> [Material shown]
================
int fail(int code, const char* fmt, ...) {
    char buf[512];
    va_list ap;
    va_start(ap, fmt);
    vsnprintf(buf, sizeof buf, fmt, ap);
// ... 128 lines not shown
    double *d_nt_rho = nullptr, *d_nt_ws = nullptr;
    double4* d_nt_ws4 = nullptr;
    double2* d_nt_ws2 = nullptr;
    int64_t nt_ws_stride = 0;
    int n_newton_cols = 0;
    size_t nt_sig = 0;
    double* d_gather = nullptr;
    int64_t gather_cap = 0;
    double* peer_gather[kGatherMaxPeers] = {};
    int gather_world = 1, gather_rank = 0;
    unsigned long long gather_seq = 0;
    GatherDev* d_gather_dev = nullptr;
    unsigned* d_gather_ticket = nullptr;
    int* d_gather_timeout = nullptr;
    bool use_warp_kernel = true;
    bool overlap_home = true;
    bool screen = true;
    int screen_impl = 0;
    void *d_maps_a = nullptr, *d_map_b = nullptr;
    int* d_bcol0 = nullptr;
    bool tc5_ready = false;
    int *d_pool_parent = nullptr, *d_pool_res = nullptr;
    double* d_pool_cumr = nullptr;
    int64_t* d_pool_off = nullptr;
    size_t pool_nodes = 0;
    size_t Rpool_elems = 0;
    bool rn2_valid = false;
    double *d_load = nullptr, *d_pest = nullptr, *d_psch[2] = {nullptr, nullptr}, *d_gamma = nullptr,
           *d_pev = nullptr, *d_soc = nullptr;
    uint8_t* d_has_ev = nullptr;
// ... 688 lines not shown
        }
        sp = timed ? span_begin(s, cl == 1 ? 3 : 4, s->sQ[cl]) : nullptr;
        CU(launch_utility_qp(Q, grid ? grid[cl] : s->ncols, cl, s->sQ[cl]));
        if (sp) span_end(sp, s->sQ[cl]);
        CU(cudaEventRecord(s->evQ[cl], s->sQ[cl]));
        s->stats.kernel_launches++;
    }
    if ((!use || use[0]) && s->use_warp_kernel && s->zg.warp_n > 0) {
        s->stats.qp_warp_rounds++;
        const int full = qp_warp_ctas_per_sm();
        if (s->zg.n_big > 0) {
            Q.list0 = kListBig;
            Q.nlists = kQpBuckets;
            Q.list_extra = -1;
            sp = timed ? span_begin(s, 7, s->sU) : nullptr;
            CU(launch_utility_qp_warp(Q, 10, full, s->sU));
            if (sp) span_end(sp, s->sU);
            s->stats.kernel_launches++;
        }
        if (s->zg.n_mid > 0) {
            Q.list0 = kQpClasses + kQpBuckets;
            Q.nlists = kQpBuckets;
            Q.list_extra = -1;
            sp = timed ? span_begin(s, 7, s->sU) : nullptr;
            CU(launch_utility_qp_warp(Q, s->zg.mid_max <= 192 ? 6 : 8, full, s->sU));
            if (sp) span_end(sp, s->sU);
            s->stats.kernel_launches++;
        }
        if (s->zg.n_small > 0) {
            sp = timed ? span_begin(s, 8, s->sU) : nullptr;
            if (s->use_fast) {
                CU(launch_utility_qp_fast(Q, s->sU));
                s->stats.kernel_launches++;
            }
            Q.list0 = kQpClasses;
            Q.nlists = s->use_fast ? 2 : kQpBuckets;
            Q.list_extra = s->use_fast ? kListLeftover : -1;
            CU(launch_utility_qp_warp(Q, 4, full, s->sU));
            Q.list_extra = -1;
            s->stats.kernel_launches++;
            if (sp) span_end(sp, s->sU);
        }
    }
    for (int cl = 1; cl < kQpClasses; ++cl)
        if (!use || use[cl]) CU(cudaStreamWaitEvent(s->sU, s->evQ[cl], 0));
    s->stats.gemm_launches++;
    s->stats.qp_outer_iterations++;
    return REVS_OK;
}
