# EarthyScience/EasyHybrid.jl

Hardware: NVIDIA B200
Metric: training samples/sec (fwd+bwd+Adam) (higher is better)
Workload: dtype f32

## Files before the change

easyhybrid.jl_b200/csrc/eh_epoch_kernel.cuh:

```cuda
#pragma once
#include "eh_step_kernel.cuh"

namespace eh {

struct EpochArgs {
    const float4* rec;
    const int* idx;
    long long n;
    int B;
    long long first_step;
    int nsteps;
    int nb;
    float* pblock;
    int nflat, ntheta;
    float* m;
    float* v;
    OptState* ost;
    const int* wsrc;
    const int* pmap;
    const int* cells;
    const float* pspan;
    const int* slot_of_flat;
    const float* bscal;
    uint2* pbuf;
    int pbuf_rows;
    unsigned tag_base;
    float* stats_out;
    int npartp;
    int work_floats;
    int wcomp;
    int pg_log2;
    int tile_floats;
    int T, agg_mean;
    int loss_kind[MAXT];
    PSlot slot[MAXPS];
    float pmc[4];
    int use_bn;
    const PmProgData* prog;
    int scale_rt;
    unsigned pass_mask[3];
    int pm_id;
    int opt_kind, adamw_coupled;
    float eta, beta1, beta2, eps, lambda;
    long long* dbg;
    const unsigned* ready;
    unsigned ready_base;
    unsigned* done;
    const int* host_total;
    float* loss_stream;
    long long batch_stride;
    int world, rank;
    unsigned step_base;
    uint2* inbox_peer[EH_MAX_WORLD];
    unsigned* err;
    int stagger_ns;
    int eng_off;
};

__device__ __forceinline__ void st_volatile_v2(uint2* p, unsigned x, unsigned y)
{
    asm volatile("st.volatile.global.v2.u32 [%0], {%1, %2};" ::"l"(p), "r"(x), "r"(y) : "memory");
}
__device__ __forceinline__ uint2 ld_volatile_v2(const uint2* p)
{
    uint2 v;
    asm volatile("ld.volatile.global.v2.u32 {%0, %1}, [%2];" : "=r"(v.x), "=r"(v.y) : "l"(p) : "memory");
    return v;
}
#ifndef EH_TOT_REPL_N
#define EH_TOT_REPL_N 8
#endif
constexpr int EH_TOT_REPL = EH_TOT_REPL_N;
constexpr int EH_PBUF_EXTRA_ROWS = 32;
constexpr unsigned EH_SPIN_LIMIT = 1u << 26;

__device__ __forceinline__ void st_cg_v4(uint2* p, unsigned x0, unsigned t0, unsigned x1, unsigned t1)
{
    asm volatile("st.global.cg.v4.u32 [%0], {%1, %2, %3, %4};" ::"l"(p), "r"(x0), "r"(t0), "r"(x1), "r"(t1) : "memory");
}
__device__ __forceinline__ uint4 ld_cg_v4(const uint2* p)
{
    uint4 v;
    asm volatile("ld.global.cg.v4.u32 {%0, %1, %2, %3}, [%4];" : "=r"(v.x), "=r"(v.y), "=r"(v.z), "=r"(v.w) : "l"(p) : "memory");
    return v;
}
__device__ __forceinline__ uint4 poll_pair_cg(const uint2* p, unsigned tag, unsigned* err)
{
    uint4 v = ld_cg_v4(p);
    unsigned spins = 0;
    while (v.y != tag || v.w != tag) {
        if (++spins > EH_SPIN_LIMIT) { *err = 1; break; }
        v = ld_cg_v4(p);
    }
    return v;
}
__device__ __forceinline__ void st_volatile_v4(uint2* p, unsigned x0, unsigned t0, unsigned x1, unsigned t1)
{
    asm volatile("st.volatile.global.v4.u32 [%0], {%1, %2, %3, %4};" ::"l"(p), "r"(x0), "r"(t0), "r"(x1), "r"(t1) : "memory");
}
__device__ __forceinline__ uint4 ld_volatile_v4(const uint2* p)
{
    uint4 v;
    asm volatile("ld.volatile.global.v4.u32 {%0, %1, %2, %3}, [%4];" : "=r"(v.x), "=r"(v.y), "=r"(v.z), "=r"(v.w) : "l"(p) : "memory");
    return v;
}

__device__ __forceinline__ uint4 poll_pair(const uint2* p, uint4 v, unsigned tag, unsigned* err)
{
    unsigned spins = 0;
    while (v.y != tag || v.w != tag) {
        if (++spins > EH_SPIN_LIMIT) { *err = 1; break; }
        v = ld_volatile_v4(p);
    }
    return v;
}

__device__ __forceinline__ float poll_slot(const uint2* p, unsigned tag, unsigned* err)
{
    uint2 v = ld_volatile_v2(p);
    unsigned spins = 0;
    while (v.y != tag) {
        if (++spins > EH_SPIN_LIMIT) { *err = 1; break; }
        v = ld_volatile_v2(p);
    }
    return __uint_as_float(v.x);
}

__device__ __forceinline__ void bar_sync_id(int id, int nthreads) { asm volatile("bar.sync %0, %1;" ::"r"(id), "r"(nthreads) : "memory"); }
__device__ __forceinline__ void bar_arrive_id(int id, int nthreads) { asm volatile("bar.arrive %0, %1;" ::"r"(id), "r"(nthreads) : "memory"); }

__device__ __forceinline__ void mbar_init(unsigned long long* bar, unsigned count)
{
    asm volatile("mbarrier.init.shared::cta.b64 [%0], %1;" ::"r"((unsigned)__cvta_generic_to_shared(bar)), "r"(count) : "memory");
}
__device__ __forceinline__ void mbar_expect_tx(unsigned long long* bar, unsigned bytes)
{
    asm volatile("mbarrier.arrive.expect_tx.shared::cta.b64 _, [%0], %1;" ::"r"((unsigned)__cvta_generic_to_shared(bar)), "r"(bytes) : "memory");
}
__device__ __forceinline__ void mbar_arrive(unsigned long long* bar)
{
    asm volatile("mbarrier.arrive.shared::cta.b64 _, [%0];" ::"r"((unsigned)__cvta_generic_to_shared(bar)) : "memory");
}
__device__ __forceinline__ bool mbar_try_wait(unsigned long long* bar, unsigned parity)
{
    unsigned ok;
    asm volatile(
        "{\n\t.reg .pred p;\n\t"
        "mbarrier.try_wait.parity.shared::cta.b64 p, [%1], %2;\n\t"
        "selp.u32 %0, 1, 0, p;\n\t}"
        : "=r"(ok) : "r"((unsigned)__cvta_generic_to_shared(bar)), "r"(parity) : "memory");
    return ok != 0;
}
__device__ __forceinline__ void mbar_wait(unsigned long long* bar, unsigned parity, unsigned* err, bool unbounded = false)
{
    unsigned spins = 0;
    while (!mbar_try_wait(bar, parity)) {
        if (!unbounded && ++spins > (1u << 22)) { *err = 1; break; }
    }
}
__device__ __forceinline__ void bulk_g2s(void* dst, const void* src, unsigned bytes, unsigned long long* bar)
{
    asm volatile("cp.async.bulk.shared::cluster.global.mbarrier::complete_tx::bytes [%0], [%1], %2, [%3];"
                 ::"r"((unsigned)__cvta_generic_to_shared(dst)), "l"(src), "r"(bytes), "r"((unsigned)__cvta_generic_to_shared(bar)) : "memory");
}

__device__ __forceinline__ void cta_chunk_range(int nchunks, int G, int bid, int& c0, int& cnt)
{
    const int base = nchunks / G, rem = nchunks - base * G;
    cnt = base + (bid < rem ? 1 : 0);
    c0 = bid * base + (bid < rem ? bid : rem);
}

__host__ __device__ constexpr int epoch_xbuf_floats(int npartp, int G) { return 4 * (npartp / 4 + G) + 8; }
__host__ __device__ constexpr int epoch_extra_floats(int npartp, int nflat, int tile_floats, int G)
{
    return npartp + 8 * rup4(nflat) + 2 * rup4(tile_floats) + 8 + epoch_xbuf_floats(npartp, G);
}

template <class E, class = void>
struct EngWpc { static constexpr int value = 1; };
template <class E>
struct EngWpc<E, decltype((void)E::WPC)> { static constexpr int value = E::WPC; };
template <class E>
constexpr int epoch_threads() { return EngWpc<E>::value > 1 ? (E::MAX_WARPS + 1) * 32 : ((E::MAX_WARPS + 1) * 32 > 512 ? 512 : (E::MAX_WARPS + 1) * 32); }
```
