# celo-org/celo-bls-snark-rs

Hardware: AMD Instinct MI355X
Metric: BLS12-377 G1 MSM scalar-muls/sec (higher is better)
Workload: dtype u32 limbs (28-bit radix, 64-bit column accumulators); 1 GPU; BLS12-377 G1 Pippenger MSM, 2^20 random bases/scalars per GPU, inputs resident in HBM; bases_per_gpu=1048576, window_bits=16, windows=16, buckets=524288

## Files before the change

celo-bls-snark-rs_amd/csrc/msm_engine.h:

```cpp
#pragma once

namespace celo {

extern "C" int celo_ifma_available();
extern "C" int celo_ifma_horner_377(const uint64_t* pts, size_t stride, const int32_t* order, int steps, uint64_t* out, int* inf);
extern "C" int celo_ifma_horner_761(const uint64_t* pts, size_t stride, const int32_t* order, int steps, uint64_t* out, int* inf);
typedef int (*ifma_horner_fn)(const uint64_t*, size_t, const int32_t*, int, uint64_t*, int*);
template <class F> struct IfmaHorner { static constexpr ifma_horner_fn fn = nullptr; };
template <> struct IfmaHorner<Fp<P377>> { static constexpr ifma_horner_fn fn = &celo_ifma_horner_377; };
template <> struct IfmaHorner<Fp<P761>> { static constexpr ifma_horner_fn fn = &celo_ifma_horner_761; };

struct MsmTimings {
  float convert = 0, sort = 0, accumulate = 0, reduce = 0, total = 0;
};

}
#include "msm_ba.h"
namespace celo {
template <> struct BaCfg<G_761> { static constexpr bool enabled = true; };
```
================
> [Directions for this task] Reply with one number, the count of lines in the preceding listing that hold the string "npartp".

> [Task output] 4